**Problem:**
Determine how many lines of the listing contain the word "dgamma". The reply is that number alone.
▼
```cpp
struct SparseCheck {
    const uint32_t *gcnt = nullptr;
    int planes = 0;
    uint32_t cap = 0;
    uint32_t *routes = nullptr;
    uint64_t routes_cap = 0;
    const uint32_t *thr = nullptr;
    uint32_t thr_cap = 0;
// ... 725 lines not shown
    sc.planes = sparse_planes;
    sc.cap = sparse_cap;
    sc.thr = thr;
    sc.thr_cap = thr_cap;
    sc.sided = sparse_sided;
    CheckJob job = base_job(n, keys, mode, want_sorted, rb, re, nparts, want_parts, p, cum_budget);
    job.cb = cb, job.ce = ce;
    job.lockstep = lockstep, job.nsplit = nsplit, job.ls_item_chunks = ls_item_chunks;
    job.extra.assign(extra, extra + (extra ? n_extra : 0));
    job.round_items = round_items;
    job.sc = &sc;
    job.resolve();
    if (!job.extra.empty() && !(job.want_sorted && job.mode == 0)) return E.fail("extra segments need a sorted triangle layout");
    Layout L;
    job_layout(job, L);
    Tuning tu;
    PairQuery q;
    PairPlan pp;
    const bool any = job_plan(job, L, tu, q, pp);
    *features = digest_plan(L, tu, q, pp, any, digests);
    return (int)kDigestSections;
}

uint64_t dshh_rowsorted_split(uint64_t n, uint64_t rb, uint64_t re) { return rowsorted_split(n, rb, re); }

int64_t dshh_threshold_bands(uint64_t n, uint64_t rb, uint64_t re, uint64_t ncols, uint64_t band_bytes, uint64_t row_cap,
                             uint64_t *bounds, uint64_t cap)
{
    const uint64_t band_floats = std::max<uint64_t>(band_bytes / sizeof(float), 1);
    if (!ncols && re > n) re = n;
    uint64_t nb = 0;
    if (cap) bounds[0] = rb;
    for (uint64_t b0 = rb; b0 < re;) {
        b0 = ncols ? std::min<uint64_t>(re, b0 + rect_band_rows(ncols, band_floats)) : tri_band_end(n, b0, re, band_floats, row_cap);
        if (++nb >= cap) return -1;
        bounds[nb] = b0;
    }
    return (int64_t)nb;
}

uint64_t dshh_hist_grid(uint64_t units, uint64_t lds_bytes, uint32_t cus, uint64_t *iters)
{
    const uint64_t grid = hist_grid(units, lds_bytes, cus);
    if (iters) *iters = units / (4 * grid) + (units % (4 * grid) ? 1 : 0);
    return grid;
}
// ... 192 lines not shown
```

### dashing_amd/csrc/kernels.h

```cpp
#pragma once
#include <hip/hip_runtime.h>
#include <stdint.h>

#include "consts.h"
#include "sketch_plan.h"

namespace dsh {

hipError_t launch_selfhist_card(hipStream_t st, const uint8_t *regs, uint64_t first, uint64_t n, int p, int estim,
                                int emax, int elow, uint32_t *hist, void *exc, uint8_t *excv, uint32_t *exc_n,
                                uint32_t *keys, uint8_t *tailhist, uint32_t *gcnt, uint32_t *sthr, uint32_t scap);
hipError_t launch_card_from_hist(hipStream_t st, const uint32_t *hist, const uint32_t *keys, uint64_t first, uint64_t n, int p,
                                 int estim, double *card);
inline int colindex_inline(int p, uint32_t E) { return p <= 12 && E <= 256 ? 7 : 3; }
struct ColIndexLaunch {
    const void *exc;
    const uint8_t *excv;
    const uint32_t *exc_n, *keys;
    const double *card;
    const uint8_t *tailhist;
    const uint32_t *perm;
    uint64_t ncols;
    int p;
    uint32_t nblocks, nbuckets, ent_stride, E;
    uint32_t *rec;
    uint32_t *ent;
    uint32_t *nS, *keyS;
    double *cardS;
    uint8_t *thS;
    uint32_t *rl;
};
hipError_t launch_build_colindex(hipStream_t st, const ColIndexLaunch &c);
hipError_t launch_transform(hipStream_t st, const uint8_t *regs, uint64_t n, int p, int vlo,
                            uint32_t P, uint32_t W, uint32_t Npad, uint32_t *planes,
                            const uint32_t *perm);
hipError_t launch_pair_counts(hipStream_t st, int kc, int cum_bytes, const uint32_t *planes,
                              uint32_t Npad, uint32_t Kpad, uint32_t W, uint32_t P,
                              const uint4 *tiles, const uint4 *items, uint32_t nitems, void *cum,
                              uint64_t nslots);

hipError_t launch_sparse_build(hipStream_t st, const uint32_t *planes, uint32_t Npad, uint32_t W, uint64_t ncols, const uint2 *slabs,
                               uint32_t nslabs, uint32_t cap, int wordmajor, uint32_t *tab, uint16_t *lists, uint32_t *len);
hipError_t launch_sparse_count(hipStream_t st, int cum_bytes, const uint4 *items, uint32_t nitems, int wordmajor, const uint32_t *tab,
                               const uint16_t *lists, const uint32_t *len, uint32_t cap, uint32_t m, void *cum, uint64_t nslots);

hipError_t launch_pair_counts_lockstep(hipStream_t st, int kc, int groups, int cum_bytes, const uint32_t *planes,
                                       uint32_t Npad, uint32_t Kpad, uint32_t W, uint32_t P, const uint4 *tiles,
                                       const uint4 *items, uint32_t nitems, uint32_t nfrag, void *cum, uint64_t nslots);
hipError_t launch_pair_counts_mfma(hipStream_t st, int kc, int cum_bytes, const uint32_t *planes,
                                   uint32_t Npad, uint32_t Kpad, uint32_t W, uint32_t P,
                                   const uint4 *tiles, const uint4 *items, uint32_t nitems, void *cum,
                                   uint64_t nslots);

struct FinalizeArgs {
    const void *cum;
    uint64_t nslots;
    const uint4 *tiles;
    const uint32_t *perm;
    const uint64_t *rowoff;
    int hist_bins;
    int pbase;
    int p;
    int estim;
    int result_type;
    double ksinv;
    const uint32_t *nS;
    const uint32_t *keyS;
// ... 219 lines not shown
```
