class _BNAct(torch.autograd.Function):

    @staticmethod
    def forward(ctx, z, conv_bias, gamma, beta, residual, v_in, running_mean, running_var, nbt, training, momentum,
                eps, lif_on, want_pre, keep_v, D, vth, stats, bf16, partials=None, up_lo=None, up_skip=False, groups=1):
        _need_cuda(z, conv_bias, gamma, beta, residual, v_in, up_lo)
        ctx.groups = groups
        if groups > 1:
            return _BNAct._forward_siblings(ctx, z, conv_bias, gamma, beta, running_mean, running_var, momentum, eps, lif_on, want_pre,
                                            D, vth, bf16, groups, plain=(residual is None and v_in is None and nbt is None and training
                                                                         and not keep_v and stats is None and up_lo is None))
        up_in = up_lo
        z = z.contiguous()
        N, C = z.shape[0], z.shape[1]
        L = z.numel() // (N * C)
        dev = z.device
        stat = torch.empty(3 * C, dtype=torch.float32, device=dev)
        s = _stream()
# ... 94 lines not shown

    @staticmethod
    def backward(ctx, g_u, g_y, g_v, g_border, _g_ydata, g_y2, g_through=None):
        z, conv_bias, gamma, stat, mask = ctx.saved_tensors
        N, C, L, training, D, vth, has_res, has_bias = ctx.cfg

        def prep(g):
            return None if (g is None or g.numel() == 0) else g.contiguous()
        g_u, g_y, g_v, g_y2 = prep(g_u), prep(g_y), prep(g_v), prep(g_y2)
        if ctx.groups > 1:
            if g_u is None and g_y is None:
                return (None,) * 23
            G = ctx.groups
            gz = torch.empty_like(z)
            dgamma = torch.empty(G * C, dtype=torch.float32, device=z.device)
            dbeta = torch.empty(G * C, dtype=torch.float32, device=z.device)
            alg = 4 * z.numel() * (2 + (g_u is not None) + (g_y is not None))
            _time_next("bn_lif_bwd" if g_y is not None else "bn_bwd", alg)
            check(lib.s2f_bn_act_bwd_grouped(_ptr(z), _ptr(conv_bias), _ptr(stat), _ptr(gamma), _ptr(g_u), _ptr(g_y), _ptr(mask),
                                             _ptr(gz), _ptr(dgamma), _ptr(dbeta), G, N, C, L, vth, D, _stream()),
                  "s2f_bn_act_bwd_grouped")
            return (gz, None, dgamma, dbeta) + (None,) * 19
        if g_y is None:
            g_y, g_y2 = g_y2, None
        if g_y2 is not None and not lib.s2f_bn_bwd_ports_ok(N, C, L, int(training), D):
            g_y, g_y2 = g_y + g_y2, None
        if g_u is None and g_y is None and g_v is None:
            return (None,) * 20 + (g_through, None, None)
        dev = z.device
        gz = torch.empty_like(z)
        g_res = torch.empty_like(z) if ((has_res and ctx.needs_input_grad[4]) or (ctx.up is not None and ctx.needs_input_grad[20])) else None
        dgamma = torch.empty(C, dtype=torch.float32, device=dev)
        dbeta = torch.empty(C, dtype=torch.float32, device=dev)
        ws = None if (training and lib.s2f_bn_single_pass(N, C, L)) else _take_zeroed(2 * C, dev)
        alg = 4 * z.numel() * (2 + (g_u is not None) + (g_y is not None) + (g_res is not None))
        _time_next("bn_lif_bwd" if g_y is not None else "bn_bwd", alg, moved=alg + 4 * z.numel() * (g_y2 is not None))
        check(lib.s2f_bn_act_bwd_ports(_ptr(z), _ptr(conv_bias), _ptr(stat), _ptr(gamma), _ptr(g_u), _ptr(g_y), _ptr(g_y2), _ptr(g_v),
                                       _ptr(mask), _ptr(ws), _ptr(gz), _ptr(g_res), _ptr(dgamma), _ptr(dbeta), N, C, L,
                                       int(training), vth, D, _stream()), "s2f_bn_act_bwd_ports")
        g_bias = None
        if has_bias:
            g_bias = None if training else gamma * stat[C:2 * C] * dbeta
        if ctx.needs_input_grad[5]:
            raise RuntimeError("gradient w.r.t. the incoming membrane is not supported by the fused BN+LIF op")
        if ctx.up is not None:
            g_lo = g_through
            if g_res is not None:
                h, w = ctx.up
                g_lo = torch.empty(N, C, h, w, dtype=torch.float32, device=dev)
                check(lib.s2f_upsample2x_bwd_add(_ptr(g_res), _ptr(None if g_through is None else g_through.contiguous()), _ptr(g_lo),
                                                 N * C, h, w, _stream()), "s2f_upsample2x_bwd_add")
            return (gz, g_bias, dgamma, dbeta, None) + (None,) * 15 + (g_lo, None, None)
        return (gz, g_bias, dgamma, dbeta, g_res) + (None,) * 18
▲
**Reply to the task:**
7